» Task data
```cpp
template <int U, class LY = PkLds, bool POS2 = false>
__device__ __forceinline__ void pk_copyout(char *lds, int lane, u32 cnt, u32 excl, u32 T, u64 base, const KArgs &a) {
    constexpr int NH = LY::NHEADS;
    u64 *s_heads = reinterpret_cast<u64 *>(lds + LY::HEADS);
    u64 *s_tab64 = reinterpret_cast<u64 *>(lds + LY::CTAB);
    const u64 nzmask = __builtin_amdgcn_ballot_w64(cnt > 0);
    if (lane < NH) s_heads[lane] = 0;
    wave_sync_lds();
    if (cnt > 0) {
        constexpr int RB = LY::ROW * 8;
        const int col8 = (lane & 31) * 8;
        const int S = lane < 32 ? RB : -RB;
        const int A = lane < 32 ? col8 - (int)excl * RB : col8 + ((int)(LY::PR - 1) + (int)excl) * RB;
        const u32 rk = __builtin_amdgcn_mbcnt_hi((u32)(nzmask >> 32), __builtin_amdgcn_mbcnt_lo((u32)nzmask, 0));
        s_tab64[rk] = ((u64)(u32)S << 32) | (u32)A;
        if (excl) atomicOr(&s_heads[(excl - 1u) >> 6], 1ULL << ((excl - 1u) & 63u));
    }
    wave_sync_lds();
    const u64 hw = lane < NH ? s_heads[lane] : 0ULL;
    const u32 hw_lo = (u32)hw, hw_hi = (u32)(hw >> 32);
    u32 heads_before = 0;
    const char *sh = lds + LY::SH, *sp = lds + LY::SP;
    u64 *const gh = a.hash + base;
    u32 *const gp = a.pos + base;
    auto trip = [&](u32 t0, auto check) {
        constexpr bool CHECK = decltype(check)::value;
        u32 rank[U];
#pragma unroll
        for (int j = 0; j < U; ++j) {
            const u32 c = (t0 >> 6) + j;
            const u32 mlo = (u32)__builtin_amdgcn_readlane((int)hw_lo, (int)c), mhi = (u32)__builtin_amdgcn_readlane((int)hw_hi, (int)c);
            rank[j] = (__builtin_amdgcn_mbcnt_hi(mhi, __builtin_amdgcn_mbcnt_lo(mlo, 0u)) << 3) + (heads_before << 3);
            heads_before += (u32)__builtin_popcountll(((u64)mhi << 32) | mlo);
        }
        u64 ent[U];
#pragma unroll
        for (int j = 0; j < U; ++j) ent[j] = *reinterpret_cast<const u64 *>(reinterpret_cast<const char *>(s_tab64) + rank[j]);
        if constexpr (U == 8) {
            __builtin_amdgcn_sched_barrier(0);
            asm volatile("" ::"v"(ent[0]), "v"(ent[1]), "v"(ent[2]), "v"(ent[3]), "v"(ent[4]), "v"(ent[5]), "v"(ent[6]), "v"(ent[7]));
            __builtin_amdgcn_sched_barrier(0);
        }
        u64 hv[U];
        u32 pv[U];
#pragma unroll
        for (int j = 0; j < U; ++j) {
            const u32 t = t0 + 64 * j + lane;
            const int off = __mul24((int)t, (int)(u32)(ent[j] >> 32)) + (int)(u32)ent[j];
            const u32 so = (!CHECK || t < T) ? (u32)off : 0u;
            hv[j] = *reinterpret_cast<const u64 *>(sh + so);
            if constexpr (POS2) pv[j] = *reinterpret_cast<const u16 *>(sp + (so >> 2));
            else pv[j] = (u32)(int)*reinterpret_cast<const short *>(sp + (so >> 2));
        }
        if constexpr (U == 8) {
            __builtin_amdgcn_sched_barrier(0);
            asm volatile("" ::"v"(hv[0]), "v"(hv[1]), "v"(hv[2]), "v"(hv[3]), "v"(hv[4]), "v"(hv[5]), "v"(hv[6]), "v"(hv[7]), "v"(pv[0]), "v"(pv[1]),
                         "v"(pv[2]), "v"(pv[3]), "v"(pv[4]), "v"(pv[5]), "v"(pv[6]), "v"(pv[7]));
            __builtin_amdgcn_sched_barrier(0);
        }
#pragma unroll
        for (int j = 0; j < U; ++j) {
            const u32 t = t0 + 64 * j + lane;
#ifdef PK_NOSTORE
            asm volatile("" ::"v"(hv[j]), "v"(pv[j]));
#else
            if (!CHECK || t < T) {
#ifndef PK_NOHASHST
                __builtin_nontemporal_store(hv[j], &gh[t]);
#else
                asm volatile("" ::"v"(hv[j]));
#endif
#ifndef PK_NOPOSST
                __builtin_nontemporal_store(POS2 ? __builtin_amdgcn_alignbit(pv[j], pv[j], 1) : pv[j] & 0x80007fffu, &gp[t]);
#else
                asm volatile("" ::"v"(pv[j]));
#endif
            }
#endif
        }
    };
    u32 t0 = 0;
    for (; t0 + 64 * U <= T; t0 += 64 * U) trip(t0, std::false_type{});
    if (t0 < T) trip(t0, std::true_type{});
    wave_sync_lds();
}

#ifndef PK_TICKET
#define PK_TICKET 8u
#endif
template <int W, bool LONG>
__global__ __launch_bounds__(64, 2) void k_minimizer_pk(KArgs a) {
    typedef PkLds LY;
    __shared__ __attribute__((aligned(16))) char lds[LY::TOTAL];
    LDSQ char *const ldsq = (LDSQ char *)lds;
    const int lane = lane_id();
    PkTabs tabs;
    tabs.init(a.k, lane);
#ifdef PK_STAGGER
    for (u32 i = (((blockIdx.x * 2654435761u) >> 24) * (u32)PK_STAGGER) >> 8; i; --i) __builtin_amdgcn_s_sleep(32);
#endif
    const u64 slab = (u64)64 * BSK_FAST_CAP;
    const u32 col8 = (u32)(lane & 31) * 8u;
    constexpr u32 RB = (u32)(LY::ROW * 8);
    const u32 top = (u32)(LY::PR - 1) * RB + col8;
    u64 d_n1 = 0, d_cur = 0;
    PkWords pw_cur = {{0, 0, 0, 0}, {0, 0, 0, 0}, {0, 0, 0, 0}, {0, 0, 0, 0}};
    bool have = false;
    const u32 lseg = a.fixcap / a.list_grid;
    u32 lcur = 0;
    const u32 tku = a.tk ? a.tk : PK_TICKET;
    const bool ahead = tku >= 3u;
    u32 tv = 0;
    u32 nt = ~0u;
    for (u32 unit = next_ticket(a.ticket, lane) * tku, uend = unit + tku; unit < a.nunits; ++unit, ({
             if (unit == uend) {
                 unit = ahead ? nt : next_ticket(a.ticket, lane) * tku;
                 uend = unit + tku;
             }
         })) {
        const u64 r = (u64)unit * 64 + lane;
        const u64 u2 = (!ahead || unit + 2u < uend) ? (u64)unit + 2u : (u64)nt + (unit + 2u - uend);
        const bool nxt = unit + 1 != uend ? unit + 1 < a.nunits : ahead && nt < a.nunits;
        const bool ask = ahead && unit + 3u == uend;
        const u64 rmax = a.n - 1;
        if (!have) {
            d_cur = pk_load_u64(a.desc + (r < rmax ? r : rmax));
            d_n1 = pk_load_u64(a.desc + (r + 64 < rmax ? r + 64 : rmax));
            pk_wait_loads(d_cur, d_n1);
            pw_cur = pk_load_words(a.words + (d_cur >> 24));
            pk_wait_loads(pw_cur);
        }
        PkWords pw_n1 = pk_load_words(a.words + (d_n1 >> 24));
        const u64 r2 = u2 * 64 + lane;
        u64 d_n2 = pk_load_u64(a.desc + (r2 < rmax ? r2 : rmax));
        u32 rfl = pk_load_u8(a.rflags ? a.rflags + (r < rmax ? r : rmax) : reinterpret_cast<const u8 *>(a.desc));
        if (ask) pk_ticket_async(a.ticket, tv);
        const u64 d = d_cur;
        const PkWords pw = pw_cur;
        const u64 off = d >> 24, L = desc_len(a, d);
        const u64 ro = out_index(a, r, d);
        const bool ok = r < a.n && L >= (u64)a.circ_ext && (L - (u64)a.circ_ext) + 1 >= (u64)a.k + (u64)W;
        const u32 nk = ok ? (u32)(L - a.k + 1) : 0u;
        const u32 nk_max = wave_max_u32(nk);
        const u32 nk_min = ~wave_max_u32(~(ok ? nk : 0xffffffffu));
        u32 cnt = 0, tmin_lane = 0xffffffffu;
        if (nk_max) {
            tabs.write(ldsq);
            PkMin<W, LONG> pm;
            pm.w = a.words + off;
            pm.set_words(pw);
            pm.lds = ldsq;
            pm.k = a.k;
            pm.lane = lane;
            pm.nk = nk;
            const u32 spare = (u32)LY::PR * RB + col8;
            pm.run(nk_max, ok, nk_min, !ok ? spare : lane < 32 ? col8 : top, !ok ? 0 : lane < 32 ? (int)RB : -(int)RB, col8);
            if (ok) cnt = (lane < 32 ? pm.slot - col8 : top - pm.slot) / RB;
            tmin_lane = pm.tmin;
        }
        pk_wait_loads(pw_n1, d_n2, rfl, tv);
        if (ask) nt = (u32)__builtin_amdgcn_readfirstlane((int)tv) * tku;
        d_cur = d_n1;
        pw_cur = pw_n1;
        d_n1 = d_n2;
        have = nxt;
        const u32 cnt_pair = cnt + (u32)__builtin_amdgcn_ds_bpermute((lane ^ 32) * 4, (int)cnt);
        u64 bad = __builtin_amdgcn_ballot_w64(cnt_pair >= (u32)LY::PR);
        u64 tied = __builtin_amdgcn_ballot_w64(ok && tmin_lane < 32u);
#if defined(PK_NOSTAGE) || defined(PK_NOTIE) || defined(PK_NOTAB) || defined(PK_NOCOPY) || defined(PK_NOSTORE) || defined(PK_NOFB)
        bad = 0;
        tied = 0;
#endif
        const u64 redo = bad | tied;
        if (redo) {
            list_append(a, a.rlist, lseg, lcur, redo, lane, r);
            if ((redo >> lane) & 1) cnt = 0;
        }
        const u32 incl = wave_incl_scan_u32(cnt, lane);
        const u32 excl = incl - cnt;
        const u32 T = wave_bcast_u32(incl, 63);
        const u64 base = (u64)unit * slab;
#ifndef PK_NOCOPY
#ifndef PK_CU
#define PK_CU 8
#endif
        if (T) pk_copyout<PK_CU, LY, PkMin<W, LONG>::POS2>(lds, lane, cnt, excl, T, base, a);
#endif
        if (r < a.n) {
            if (!((redo >> lane) & 1)) a.refs[ro] = ((base + excl) << 24) | cnt;
            u8 sbyte = ok ? BSK_ST_OK : BSK_ST_SHORT;
            if (ok && a.rflags) sbyte |= (u8)rfl;
            a.status[ro] = sbyte;
        }
    }
    list_close(a.rlist, lseg, lcur, lane);
}

#ifdef BSK_IMPL_PK
#ifndef BSK_PK_WS
#define BSK_PK_WS(X) X(2) X(3) X(4) X(5) X(6) X(7) X(8) X(9) X(10) X(11) X(12) X(13)
#endif
bool pk_minimizer_supported(int w) { return w >= 2 && w <= 13; }
u32 pk_minimizer_short_bases() { return 16u * (PKNW - 1); }
int pk_minimizer_blocks_per_cu(int w) {
    int nb = 0;
    hipError_t e = hipErrorInvalidValue;
    switch (w) {
#define X(WW) \
    case WW: e = hipOccupancyMaxActiveBlocksPerMultiprocessor(&nb, k_minimizer_pk<WW, false>, 64, 0); break;
        BSK_PK_WS(X)
#undef X
        default: break;
    }
    if (e != hipSuccess || nb < 1) {
        (void)hipGetLastError();
        nb = 1;
    }
    return nb;
}
void pk_minimizer_list_launch(int w, int grid, hipStream_t stream, const KArgs &a) {
    switch (w) {
#define X(WW) \
    case WW: hipLaunchKernelGGL((k_minimizer_dense<WW, true>), dim3(grid), dim3(64), 0, stream, a); break;
        BSK_PK_WS(X)
#undef X
        default: break;
    }
}
void pk_minimizer_launch(int w, bool long_reads, int grid, hipStream_t stream, const KArgs &a) {
    switch (w) {
#define X(WW)                                                                                               \
    case WW:                                                                                                \
        if (long_reads) {                                                                                   \
            hipLaunchKernelGGL((k_minimizer_pk<WW, true>), dim3(grid), dim3(64), 0, stream, a);             \
        } else {                                                                                            \
            hipLaunchKernelGGL((k_minimizer_pk<WW, false>), dim3(grid), dim3(64), 0, stream, a);            \
        }                                                                                                   \
        hipLaunchKernelGGL((k_minimizer_dense<WW, true>), dim3(grid), dim3(64), 0, stream, a);              \
        break;
        BSK_PK_WS(X)
#undef X
        default: break;
    }
}
#endif

}
```

Measured before the change: 1234.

» About this exercise
Please filter the data down to the lines containing the word "slab".

» Reply to the exercise
    const u64 slab = (u64)64 * BSK_FAST_CAP;
        const u64 base = (u64)unit * slab;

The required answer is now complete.